▶ [REQUIREMENT]: Keep only the lines that hold the string "fmaxf", filtering out the rest of the entries below.
──────── DATA TO EXAMINE
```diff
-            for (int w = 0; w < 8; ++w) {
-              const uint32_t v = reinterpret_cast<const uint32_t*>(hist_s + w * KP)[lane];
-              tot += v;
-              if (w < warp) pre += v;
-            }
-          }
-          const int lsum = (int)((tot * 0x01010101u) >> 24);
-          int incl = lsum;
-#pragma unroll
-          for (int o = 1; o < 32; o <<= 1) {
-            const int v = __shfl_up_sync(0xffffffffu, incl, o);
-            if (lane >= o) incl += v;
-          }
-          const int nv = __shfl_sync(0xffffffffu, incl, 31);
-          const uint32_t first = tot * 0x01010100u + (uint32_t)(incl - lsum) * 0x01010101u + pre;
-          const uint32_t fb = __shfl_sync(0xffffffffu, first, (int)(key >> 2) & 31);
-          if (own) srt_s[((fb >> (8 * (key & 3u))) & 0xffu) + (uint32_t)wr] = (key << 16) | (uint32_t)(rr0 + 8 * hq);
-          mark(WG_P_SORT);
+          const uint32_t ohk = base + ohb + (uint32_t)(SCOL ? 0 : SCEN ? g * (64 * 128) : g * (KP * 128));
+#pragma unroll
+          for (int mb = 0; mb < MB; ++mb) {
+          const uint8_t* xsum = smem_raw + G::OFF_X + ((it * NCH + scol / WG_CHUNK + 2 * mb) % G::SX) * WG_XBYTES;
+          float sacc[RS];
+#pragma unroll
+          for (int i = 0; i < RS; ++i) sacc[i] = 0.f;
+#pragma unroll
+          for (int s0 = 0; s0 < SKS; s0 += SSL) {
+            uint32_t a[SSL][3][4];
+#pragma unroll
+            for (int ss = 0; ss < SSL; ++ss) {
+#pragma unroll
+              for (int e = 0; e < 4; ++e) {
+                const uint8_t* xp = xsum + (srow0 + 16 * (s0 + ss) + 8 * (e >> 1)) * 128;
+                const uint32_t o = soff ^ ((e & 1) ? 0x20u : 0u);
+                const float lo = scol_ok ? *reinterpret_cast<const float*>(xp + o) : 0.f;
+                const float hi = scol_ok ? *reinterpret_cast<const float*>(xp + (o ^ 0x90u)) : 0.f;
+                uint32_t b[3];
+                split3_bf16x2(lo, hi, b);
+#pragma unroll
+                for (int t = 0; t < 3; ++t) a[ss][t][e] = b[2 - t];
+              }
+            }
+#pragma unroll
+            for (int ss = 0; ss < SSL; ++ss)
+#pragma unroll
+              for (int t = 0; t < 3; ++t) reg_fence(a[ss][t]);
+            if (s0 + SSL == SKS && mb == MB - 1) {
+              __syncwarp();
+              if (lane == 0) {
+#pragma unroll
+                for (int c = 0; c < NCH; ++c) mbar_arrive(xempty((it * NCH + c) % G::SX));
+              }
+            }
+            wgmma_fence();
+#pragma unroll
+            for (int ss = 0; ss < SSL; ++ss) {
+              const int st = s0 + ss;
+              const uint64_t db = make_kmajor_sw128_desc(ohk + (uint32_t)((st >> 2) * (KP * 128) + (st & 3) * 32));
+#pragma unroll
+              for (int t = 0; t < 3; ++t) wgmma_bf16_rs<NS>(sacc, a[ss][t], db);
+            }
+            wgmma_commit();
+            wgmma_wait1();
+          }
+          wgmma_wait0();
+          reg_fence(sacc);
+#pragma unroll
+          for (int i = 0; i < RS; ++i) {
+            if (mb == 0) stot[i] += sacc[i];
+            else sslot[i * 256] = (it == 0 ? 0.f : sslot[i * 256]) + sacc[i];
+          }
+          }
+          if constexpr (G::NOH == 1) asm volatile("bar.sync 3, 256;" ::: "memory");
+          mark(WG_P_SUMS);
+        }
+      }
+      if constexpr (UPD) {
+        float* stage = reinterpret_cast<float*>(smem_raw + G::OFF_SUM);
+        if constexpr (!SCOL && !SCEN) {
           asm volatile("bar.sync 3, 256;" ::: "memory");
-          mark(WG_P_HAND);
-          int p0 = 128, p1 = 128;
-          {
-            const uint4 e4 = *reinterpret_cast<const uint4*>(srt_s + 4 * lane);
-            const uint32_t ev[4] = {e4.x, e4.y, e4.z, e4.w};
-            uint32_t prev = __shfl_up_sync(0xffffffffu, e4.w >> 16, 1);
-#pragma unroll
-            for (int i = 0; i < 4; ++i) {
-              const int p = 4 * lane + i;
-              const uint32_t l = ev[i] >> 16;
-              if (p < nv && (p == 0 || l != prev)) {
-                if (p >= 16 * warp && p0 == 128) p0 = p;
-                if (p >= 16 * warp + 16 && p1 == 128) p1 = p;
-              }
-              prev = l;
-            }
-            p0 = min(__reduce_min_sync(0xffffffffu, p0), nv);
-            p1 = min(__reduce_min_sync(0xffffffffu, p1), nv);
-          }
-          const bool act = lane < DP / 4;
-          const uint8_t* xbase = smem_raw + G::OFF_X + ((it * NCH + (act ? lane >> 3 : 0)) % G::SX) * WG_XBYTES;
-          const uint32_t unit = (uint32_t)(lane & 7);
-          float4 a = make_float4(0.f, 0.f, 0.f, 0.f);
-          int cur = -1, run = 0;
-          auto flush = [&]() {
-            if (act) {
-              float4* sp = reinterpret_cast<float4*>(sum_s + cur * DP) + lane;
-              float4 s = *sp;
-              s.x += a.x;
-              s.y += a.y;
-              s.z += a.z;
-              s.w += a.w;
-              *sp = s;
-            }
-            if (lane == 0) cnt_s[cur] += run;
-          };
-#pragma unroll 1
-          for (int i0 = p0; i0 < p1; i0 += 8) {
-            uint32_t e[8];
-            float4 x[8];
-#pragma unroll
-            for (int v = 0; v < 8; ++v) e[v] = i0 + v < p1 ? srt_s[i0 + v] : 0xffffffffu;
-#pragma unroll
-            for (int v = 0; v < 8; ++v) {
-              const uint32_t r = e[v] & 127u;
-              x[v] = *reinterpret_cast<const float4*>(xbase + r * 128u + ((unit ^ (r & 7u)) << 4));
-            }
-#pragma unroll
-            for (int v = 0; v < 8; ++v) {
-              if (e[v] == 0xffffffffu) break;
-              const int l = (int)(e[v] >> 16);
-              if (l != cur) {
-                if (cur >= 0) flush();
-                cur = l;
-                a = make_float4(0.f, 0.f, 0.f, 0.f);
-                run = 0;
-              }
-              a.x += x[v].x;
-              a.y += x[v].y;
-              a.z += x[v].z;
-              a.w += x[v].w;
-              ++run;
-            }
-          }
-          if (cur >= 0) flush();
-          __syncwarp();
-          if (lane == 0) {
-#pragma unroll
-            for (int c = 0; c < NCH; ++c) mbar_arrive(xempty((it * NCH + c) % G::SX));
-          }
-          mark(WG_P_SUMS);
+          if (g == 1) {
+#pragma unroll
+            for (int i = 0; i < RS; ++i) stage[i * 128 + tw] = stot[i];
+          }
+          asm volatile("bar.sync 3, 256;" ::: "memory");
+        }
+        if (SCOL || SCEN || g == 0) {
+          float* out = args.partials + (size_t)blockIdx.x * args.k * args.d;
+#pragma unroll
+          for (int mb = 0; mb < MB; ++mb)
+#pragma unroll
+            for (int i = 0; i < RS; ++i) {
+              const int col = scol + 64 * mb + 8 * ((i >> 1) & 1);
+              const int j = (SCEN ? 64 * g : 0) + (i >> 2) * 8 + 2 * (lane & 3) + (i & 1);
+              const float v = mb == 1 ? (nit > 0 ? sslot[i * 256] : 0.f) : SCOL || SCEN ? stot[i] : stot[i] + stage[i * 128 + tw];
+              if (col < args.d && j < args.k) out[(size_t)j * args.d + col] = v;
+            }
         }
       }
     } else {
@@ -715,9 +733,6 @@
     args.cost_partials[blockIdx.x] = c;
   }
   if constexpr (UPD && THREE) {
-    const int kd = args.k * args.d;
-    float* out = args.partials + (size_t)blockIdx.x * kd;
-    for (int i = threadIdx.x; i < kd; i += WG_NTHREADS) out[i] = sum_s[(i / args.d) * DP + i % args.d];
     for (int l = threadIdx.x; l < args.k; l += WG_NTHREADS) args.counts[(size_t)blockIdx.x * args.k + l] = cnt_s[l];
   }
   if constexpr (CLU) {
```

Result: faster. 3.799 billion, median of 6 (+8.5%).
────────────────
──────── DATA TO EXAMINE
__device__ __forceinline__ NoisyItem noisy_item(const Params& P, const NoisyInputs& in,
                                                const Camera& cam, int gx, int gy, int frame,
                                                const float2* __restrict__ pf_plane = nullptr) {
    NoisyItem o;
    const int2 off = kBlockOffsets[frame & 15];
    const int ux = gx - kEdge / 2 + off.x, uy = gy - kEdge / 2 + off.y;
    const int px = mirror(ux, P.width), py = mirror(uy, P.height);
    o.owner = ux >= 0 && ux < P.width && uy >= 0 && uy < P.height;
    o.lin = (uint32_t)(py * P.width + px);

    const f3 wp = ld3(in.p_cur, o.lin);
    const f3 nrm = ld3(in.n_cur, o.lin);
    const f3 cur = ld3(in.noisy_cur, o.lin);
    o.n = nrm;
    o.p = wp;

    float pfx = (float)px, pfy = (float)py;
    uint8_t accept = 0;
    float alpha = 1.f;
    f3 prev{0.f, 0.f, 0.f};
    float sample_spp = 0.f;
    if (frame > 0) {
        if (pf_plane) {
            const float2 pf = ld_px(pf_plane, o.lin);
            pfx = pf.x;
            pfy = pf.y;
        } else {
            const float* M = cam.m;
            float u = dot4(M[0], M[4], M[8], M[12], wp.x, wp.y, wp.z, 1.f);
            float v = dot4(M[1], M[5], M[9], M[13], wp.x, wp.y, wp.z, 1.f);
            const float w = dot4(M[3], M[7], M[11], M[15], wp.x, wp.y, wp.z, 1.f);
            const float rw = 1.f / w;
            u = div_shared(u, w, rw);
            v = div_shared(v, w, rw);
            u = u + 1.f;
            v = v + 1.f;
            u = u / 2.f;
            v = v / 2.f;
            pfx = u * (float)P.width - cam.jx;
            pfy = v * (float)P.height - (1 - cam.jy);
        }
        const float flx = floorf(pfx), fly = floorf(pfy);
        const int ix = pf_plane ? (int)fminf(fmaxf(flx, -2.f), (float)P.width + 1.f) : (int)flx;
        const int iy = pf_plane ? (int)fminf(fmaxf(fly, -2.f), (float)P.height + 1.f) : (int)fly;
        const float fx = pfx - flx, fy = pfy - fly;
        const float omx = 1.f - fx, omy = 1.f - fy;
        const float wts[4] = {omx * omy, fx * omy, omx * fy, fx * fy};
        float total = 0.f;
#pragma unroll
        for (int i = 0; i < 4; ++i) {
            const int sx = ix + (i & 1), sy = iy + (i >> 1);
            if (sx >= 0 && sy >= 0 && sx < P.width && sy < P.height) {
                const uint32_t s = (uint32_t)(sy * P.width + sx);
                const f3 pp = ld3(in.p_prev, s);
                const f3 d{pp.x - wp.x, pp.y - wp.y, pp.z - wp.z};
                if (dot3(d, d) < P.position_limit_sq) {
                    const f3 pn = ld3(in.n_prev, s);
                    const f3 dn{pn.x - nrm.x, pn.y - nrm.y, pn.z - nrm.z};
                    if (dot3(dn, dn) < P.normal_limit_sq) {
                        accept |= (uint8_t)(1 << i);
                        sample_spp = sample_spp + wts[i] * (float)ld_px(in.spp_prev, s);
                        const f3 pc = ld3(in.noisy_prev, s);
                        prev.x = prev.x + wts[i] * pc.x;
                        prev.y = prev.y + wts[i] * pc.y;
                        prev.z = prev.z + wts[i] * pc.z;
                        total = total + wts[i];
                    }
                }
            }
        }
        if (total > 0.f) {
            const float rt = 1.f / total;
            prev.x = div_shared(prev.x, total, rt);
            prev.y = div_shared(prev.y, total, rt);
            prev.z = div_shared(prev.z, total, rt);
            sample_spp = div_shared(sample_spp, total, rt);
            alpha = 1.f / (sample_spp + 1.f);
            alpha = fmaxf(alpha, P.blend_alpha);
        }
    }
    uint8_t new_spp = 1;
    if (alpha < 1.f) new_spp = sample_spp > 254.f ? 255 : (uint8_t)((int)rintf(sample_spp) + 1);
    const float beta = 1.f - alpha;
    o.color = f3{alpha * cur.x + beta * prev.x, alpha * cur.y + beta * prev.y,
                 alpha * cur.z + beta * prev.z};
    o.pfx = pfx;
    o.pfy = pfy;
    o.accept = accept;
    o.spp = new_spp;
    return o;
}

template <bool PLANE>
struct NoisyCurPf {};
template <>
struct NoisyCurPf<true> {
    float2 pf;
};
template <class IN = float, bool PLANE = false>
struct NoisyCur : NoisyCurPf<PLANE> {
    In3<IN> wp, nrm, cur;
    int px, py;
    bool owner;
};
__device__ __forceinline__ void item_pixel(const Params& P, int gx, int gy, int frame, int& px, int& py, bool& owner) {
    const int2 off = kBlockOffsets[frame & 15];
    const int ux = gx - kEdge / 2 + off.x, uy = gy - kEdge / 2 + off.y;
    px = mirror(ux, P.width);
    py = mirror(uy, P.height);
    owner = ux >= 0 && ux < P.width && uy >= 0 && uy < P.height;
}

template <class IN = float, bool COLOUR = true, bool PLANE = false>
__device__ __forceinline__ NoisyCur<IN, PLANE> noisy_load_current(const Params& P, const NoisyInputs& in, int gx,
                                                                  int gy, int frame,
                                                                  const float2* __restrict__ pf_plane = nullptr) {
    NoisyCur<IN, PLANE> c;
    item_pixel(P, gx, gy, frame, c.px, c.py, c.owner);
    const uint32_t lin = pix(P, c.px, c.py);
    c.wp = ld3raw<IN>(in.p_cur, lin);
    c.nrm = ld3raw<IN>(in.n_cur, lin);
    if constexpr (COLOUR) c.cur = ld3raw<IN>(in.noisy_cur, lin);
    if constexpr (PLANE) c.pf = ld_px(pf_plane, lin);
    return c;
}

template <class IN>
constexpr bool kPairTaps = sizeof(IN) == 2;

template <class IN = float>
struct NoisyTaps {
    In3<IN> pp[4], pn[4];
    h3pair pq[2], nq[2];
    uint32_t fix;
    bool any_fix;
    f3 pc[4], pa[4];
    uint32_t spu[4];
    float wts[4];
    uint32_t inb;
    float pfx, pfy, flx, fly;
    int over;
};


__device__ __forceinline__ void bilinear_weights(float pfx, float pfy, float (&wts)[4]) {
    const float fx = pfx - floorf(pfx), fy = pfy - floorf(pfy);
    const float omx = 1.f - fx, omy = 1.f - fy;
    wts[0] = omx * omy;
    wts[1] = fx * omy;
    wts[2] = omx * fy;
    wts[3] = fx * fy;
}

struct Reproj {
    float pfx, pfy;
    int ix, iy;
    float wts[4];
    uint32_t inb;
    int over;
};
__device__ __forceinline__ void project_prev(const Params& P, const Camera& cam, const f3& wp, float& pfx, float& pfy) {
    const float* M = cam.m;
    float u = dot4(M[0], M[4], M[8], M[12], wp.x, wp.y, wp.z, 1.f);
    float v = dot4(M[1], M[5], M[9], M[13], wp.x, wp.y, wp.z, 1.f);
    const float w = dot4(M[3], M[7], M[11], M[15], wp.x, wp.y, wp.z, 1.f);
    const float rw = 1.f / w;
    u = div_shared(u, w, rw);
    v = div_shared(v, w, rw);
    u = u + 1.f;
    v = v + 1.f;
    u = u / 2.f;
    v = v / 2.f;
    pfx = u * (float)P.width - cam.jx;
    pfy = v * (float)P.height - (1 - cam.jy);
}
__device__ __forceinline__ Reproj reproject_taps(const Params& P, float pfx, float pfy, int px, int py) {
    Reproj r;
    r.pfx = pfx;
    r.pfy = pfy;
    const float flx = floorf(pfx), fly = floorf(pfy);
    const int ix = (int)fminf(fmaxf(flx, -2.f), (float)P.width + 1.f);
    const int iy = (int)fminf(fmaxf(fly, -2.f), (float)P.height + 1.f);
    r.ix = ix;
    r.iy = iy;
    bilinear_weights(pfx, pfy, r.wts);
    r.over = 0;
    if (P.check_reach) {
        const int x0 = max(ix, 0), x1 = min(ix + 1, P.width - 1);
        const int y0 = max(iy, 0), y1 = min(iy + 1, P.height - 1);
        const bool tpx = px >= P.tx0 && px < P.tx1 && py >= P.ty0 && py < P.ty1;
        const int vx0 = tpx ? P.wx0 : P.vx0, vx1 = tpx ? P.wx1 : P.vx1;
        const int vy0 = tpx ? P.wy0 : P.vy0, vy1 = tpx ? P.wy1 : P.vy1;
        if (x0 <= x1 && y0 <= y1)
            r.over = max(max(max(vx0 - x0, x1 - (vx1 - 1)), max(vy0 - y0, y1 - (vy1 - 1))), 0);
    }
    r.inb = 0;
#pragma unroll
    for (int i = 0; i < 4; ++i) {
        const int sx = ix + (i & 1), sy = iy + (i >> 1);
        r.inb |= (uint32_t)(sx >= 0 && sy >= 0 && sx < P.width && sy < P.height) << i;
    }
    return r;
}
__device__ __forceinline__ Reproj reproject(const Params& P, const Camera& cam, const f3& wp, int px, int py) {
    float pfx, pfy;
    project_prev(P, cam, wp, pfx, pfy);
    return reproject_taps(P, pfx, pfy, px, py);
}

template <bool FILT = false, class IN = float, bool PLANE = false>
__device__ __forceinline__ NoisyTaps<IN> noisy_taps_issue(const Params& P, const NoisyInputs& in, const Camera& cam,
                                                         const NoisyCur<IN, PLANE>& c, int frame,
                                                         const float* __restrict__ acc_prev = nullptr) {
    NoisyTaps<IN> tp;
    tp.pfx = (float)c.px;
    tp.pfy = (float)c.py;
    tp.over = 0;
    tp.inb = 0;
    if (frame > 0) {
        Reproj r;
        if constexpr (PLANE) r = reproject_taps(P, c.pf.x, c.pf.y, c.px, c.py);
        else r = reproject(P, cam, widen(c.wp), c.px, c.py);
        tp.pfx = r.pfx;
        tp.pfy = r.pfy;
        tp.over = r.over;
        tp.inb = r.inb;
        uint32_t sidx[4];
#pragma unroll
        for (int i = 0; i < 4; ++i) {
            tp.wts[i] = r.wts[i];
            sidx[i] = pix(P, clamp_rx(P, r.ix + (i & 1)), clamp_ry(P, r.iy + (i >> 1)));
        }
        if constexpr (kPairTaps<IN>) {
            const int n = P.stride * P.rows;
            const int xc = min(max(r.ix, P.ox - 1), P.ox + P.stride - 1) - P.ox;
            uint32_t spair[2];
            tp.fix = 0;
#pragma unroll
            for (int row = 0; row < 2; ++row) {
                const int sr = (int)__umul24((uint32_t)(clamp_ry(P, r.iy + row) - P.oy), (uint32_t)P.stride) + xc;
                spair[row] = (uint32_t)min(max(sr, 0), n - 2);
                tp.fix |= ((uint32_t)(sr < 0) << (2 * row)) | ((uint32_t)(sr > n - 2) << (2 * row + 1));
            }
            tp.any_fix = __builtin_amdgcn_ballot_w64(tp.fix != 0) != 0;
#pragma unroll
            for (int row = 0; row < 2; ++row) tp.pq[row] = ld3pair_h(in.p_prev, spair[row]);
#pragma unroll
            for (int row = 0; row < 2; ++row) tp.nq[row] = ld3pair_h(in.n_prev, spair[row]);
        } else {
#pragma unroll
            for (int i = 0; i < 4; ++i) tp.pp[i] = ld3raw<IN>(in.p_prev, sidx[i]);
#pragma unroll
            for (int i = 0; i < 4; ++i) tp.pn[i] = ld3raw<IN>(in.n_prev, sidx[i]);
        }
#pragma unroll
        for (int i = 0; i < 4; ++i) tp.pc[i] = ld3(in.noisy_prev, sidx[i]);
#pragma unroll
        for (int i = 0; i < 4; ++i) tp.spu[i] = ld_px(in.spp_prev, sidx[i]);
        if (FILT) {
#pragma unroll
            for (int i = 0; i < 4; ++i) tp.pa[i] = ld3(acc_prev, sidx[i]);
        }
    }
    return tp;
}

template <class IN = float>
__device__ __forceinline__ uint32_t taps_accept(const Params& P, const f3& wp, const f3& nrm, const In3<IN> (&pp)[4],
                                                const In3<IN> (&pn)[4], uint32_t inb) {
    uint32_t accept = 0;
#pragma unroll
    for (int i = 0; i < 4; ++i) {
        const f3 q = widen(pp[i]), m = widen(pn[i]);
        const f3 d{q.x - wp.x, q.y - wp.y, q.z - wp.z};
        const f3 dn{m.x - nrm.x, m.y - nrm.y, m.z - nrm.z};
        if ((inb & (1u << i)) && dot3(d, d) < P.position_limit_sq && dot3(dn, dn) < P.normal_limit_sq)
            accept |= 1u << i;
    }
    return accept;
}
────────────────
▶ [TASK RESPONSE]:
        const int ix = pf_plane ? (int)fminf(fmaxf(flx, -2.f), (float)P.width + 1.f) : (int)flx;
        const int iy = pf_plane ? (int)fminf(fmaxf(fly, -2.f), (float)P.height + 1.f) : (int)fly;
            alpha = fmaxf(alpha, P.blend_alpha);
    const int ix = (int)fminf(fmaxf(flx, -2.f), (float)P.width + 1.f);
    const int iy = (int)fminf(fmaxf(fly, -2.f), (float)P.height + 1.f);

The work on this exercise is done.